Gadgets providing this kind of data source need to define an event struct with the fields they provide:

struct event {
// all fields here
};

Tracers are marked by using the GADGET_TRACER() macro. It accepts the following parameters:

GADGET_TRACER(name, mapname, structname);
  • name: Name of the data source
  • mapname: Name of the perf ring buffer of BPF ring buffer used by the program
  • structname: Name of the structure defining the gadget's event

Examples of Gadgets that use this kind of data sources are trace_open, trace_exec, etc.

Map Iterators

Map Iterators are used to report statistics like number of files being opened, bytes going through a network connection, etc.
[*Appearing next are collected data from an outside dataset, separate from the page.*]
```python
class ScalerTail(ctypes.Structure):
    _fields_ = [("growth_tracker", _vp), ("steps", _vp), ("participants", _u32), ("growth_factor", _f32), ("backoff_factor", _f32),
                ("growth_interval", _f32), ("loss_partial", _vp), ("n_partial", _u32), ("n_rays", _u32), ("loss", _vp), ("loss_sum", _vp),
                ("extra_partial", _vp), ("n_extra", _u32), ("extra_scale", _f32), ("extra2_partial", _vp), ("n_extra2", _u32),
                ("extra2_scale", _f32), ("ticket", _vp)]


class DwSum(ctypes.Structure):
    _fields_ = [("partial", _vp), ("n_rows", _u32), ("mask", _u32), ("dw", _vp * 7), ("found_inf", _vp)]


class BatchRays(ctypes.Structure):
    _fields_ = [("poses", _vp), ("uniforms", _vp), ("V", _u32), ("N", _u32), ("H", _u32), ("W", _u32), ("fx", _f32), ("fy", _f32), ("cx", _f32),
                ("cy", _f32), ("intrinsics", _vp), ("images", _vp), ("bank", _vp), ("lut", _vp), ("depth_bank", _vp), ("coords", _vp),
                ("kp_depth", _vp), ("kp_weight", _vp), ("view", _u32), ("first", _u32), ("aabb", _vp), ("min_near", _f32), ("cam_near_far", _vp),
                ("rays_o", _vp), ("rays_d", _vp), ("rgba", _vp), ("nears", _vp), ("fars", _vp), ("noises", _vp), ("bg", _vp), ("gt_depth", _vp),
                ("depth_weight", _vp), ("counter", _vp)]


class CompositeLoss(ctypes.Structure):
    _fields_ = [("sigmas", _vp), ("rgbs", _vp), ("ts", _vp), ("rays", _vp), ("M", _u32), ("N", _u32), ("T_thresh", _f32), ("gt_rgba", _vp),
                ("bg", _vp), ("bg_scalar", _f32), ("lambda_rgb", _f32), ("lambda_mask", _f32), ("grad_loss", _vp), ("weights_sum", _vp),
                ("image", _vp), ("grad_sigmas", _vp), ("grad_rgbs", _vp), ("partial", _vp), ("ticket", _vp), ("loss", _vp), ("loss_sum", _vp),
                ("lambda_entropy", _f32), ("alpha_mode", _int), ("depth", _vp), ("gt_depth", _vp), ("depth_weight", _vp), ("lambda_depth", _f32),
                ("live", _vp), ("block_live", _vp)]


EMA_MAX = 16


class EmaDesc(ctypes.Structure):
    _fields_ = [("shadow", _vp * EMA_MAX), ("param", _vp * EMA_MAX), ("numel", _u32 * EMA_MAX), ("count", _u32)]


ASSET_MAX = 8


class AssetTable(ctypes.Structure):
# ... 142 lines not shown
```

### nerf2mesh_amd/csrc/gridencoder.hip

```cpp
#include <math.h>
#include <stdlib.h>

#include <atomic>
#include <type_traits>

#include "n2m_common.hpp"
#include "../../include/n2m_peer.h"
#include "../../include/n2m_mlp.h"
#include "n2m_dw_sum.hpp"

namespace {

constexpr uint32_t kMaxLevels = 32;

struct LevelTable {
    float scale[kMaxLevels];
    uint32_t resolution[kMaxLevels];
};

__host__ LevelTable make_levels(uint32_t L, float S, uint32_t H) {
    LevelTable t;
    for (uint32_t l = 0; l < kMaxLevels; ++l) {
        const float sc = l < L ? exp2f((float)l * S) * (float)H - 1.0f : 0.0f;
        t.scale[l] = sc;
        t.resolution[l] = (uint32_t)ceilf(sc) + 1u;
    }
    return t;
}

template <uint32_t D> struct Primes;
__device__ constexpr uint32_t kPrimes[7] = {1u, 2654435761u, 805459861u, 3674653429u, 2097192037u, 1434869437u, 2165219737u};

template <uint32_t D>
struct Indexer {
    uint32_t stride[D];
    uint32_t size;
    uint32_t mask;
    bool hashed, pow2, wrap;

    __device__ __forceinline__ Indexer(uint32_t size_, uint32_t resolution, uint32_t gridtype, bool align_corners) : size(size_) {
        uint32_t s = 1;
#pragma unroll
// ... 326 lines not shown
#pragma unroll
        for (uint32_t d = 0; d < D; ++d) w *= (corner & (1u << d)) ? frac[d] : 1 - frac[d];
#pragma unroll
        for (uint32_t c = 0; c < C; ++c) accum(acc.v[c], w, g[corner].v[c]);
    }
    acc.store(out);
}

template <typename T>
__global__ void zero_levels_kernel(T* __restrict__ outputs, uint32_t B, uint32_t LC, uint32_t first, uint32_t count) {
    const uint64_t t = (uint64_t)blockIdx.x * blockDim.x + threadIdx.x;
    if (t >= (uint64_t)B * count) return;
    const uint32_t b = (uint32_t)(t / count), k = (uint32_t)(t - (uint64_t)b * count);
    outputs[(size_t)b * LC + first + k] = (T)0;
}

__device__ __forceinline__ void atomic_add_row(float* dst, const float* v, uint32_t C) {
    for (uint32_t c = 0; c < C; ++c) unsafeAtomicAdd(dst + c, v[c]);
}

struct TvParams {
    const float* table;
    float weight, weight_outer, inner01;
    const float* scale_ptr;
    uint32_t stride = 1;
    const float* corners = nullptr;
};

__device__ __forceinline__ void tv_weights(const TvParams& tv, float& w_in, float& w_out) {
    float wi = tv.weight, wo = tv.weight_outer;
    if (tv.table && tv.scale_ptr) { const float s = *tv.scale_ptr; wi *= s; wo *= s; }
    w_in = wi / 6.0f; w_out = wo / 6.0f;
}
__device__ __forceinline__ bool tv_inner(const TvParams& tv, const float (&x)[3]) {
    return fmaxf(fmaxf(fabsf(x[0] - 0.5f), fabsf(x[1] - 0.5f)), fabsf(x[2] - 0.5f)) <= tv.inner01;
}
__device__ __forceinline__ float tv_reduce6(float centre, const float (&nb)[6], const bool (&nb_ok)[6], float w) {
    float sum = 0.f, sq = 0.f;
#pragma unroll
    for (uint32_t k = 0; k < 6; ++k)
        if (nb_ok[k]) { const float dv = centre - nb[k]; sum += dv; sq += dv * dv; }
    return w * sum * __builtin_amdgcn_rsqf(sq + 1e-9f);
}
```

The information is saved by the Gadget on hash maps where it's then read by Inspektor Gadget.

Gadgets need to define the fields for the key and value and a hash map used to store the information:

struct key {
// fields in key
};

struct value {
// fields in value
};

struct {
__uint(type, BPF_MAP_TYPE_HASH);
__uint(max_entries, MAX_ENTRIES);
__type(key, struct key);
__type(value, struct value);
} stats SEC(".maps");

and then mark the data source with the GADGET_MAPITER() macro:

GADGET_MAPITER(name, mapname)
  • name: Name of the data source
  • mapname: Name of the hash map used to store the data

Currently, Map Iterator data sources only support iterating over maps of type BPF_MAP_TYPE_HASH with keys and values of type struct.

top_file is an example of a gadget using this data source.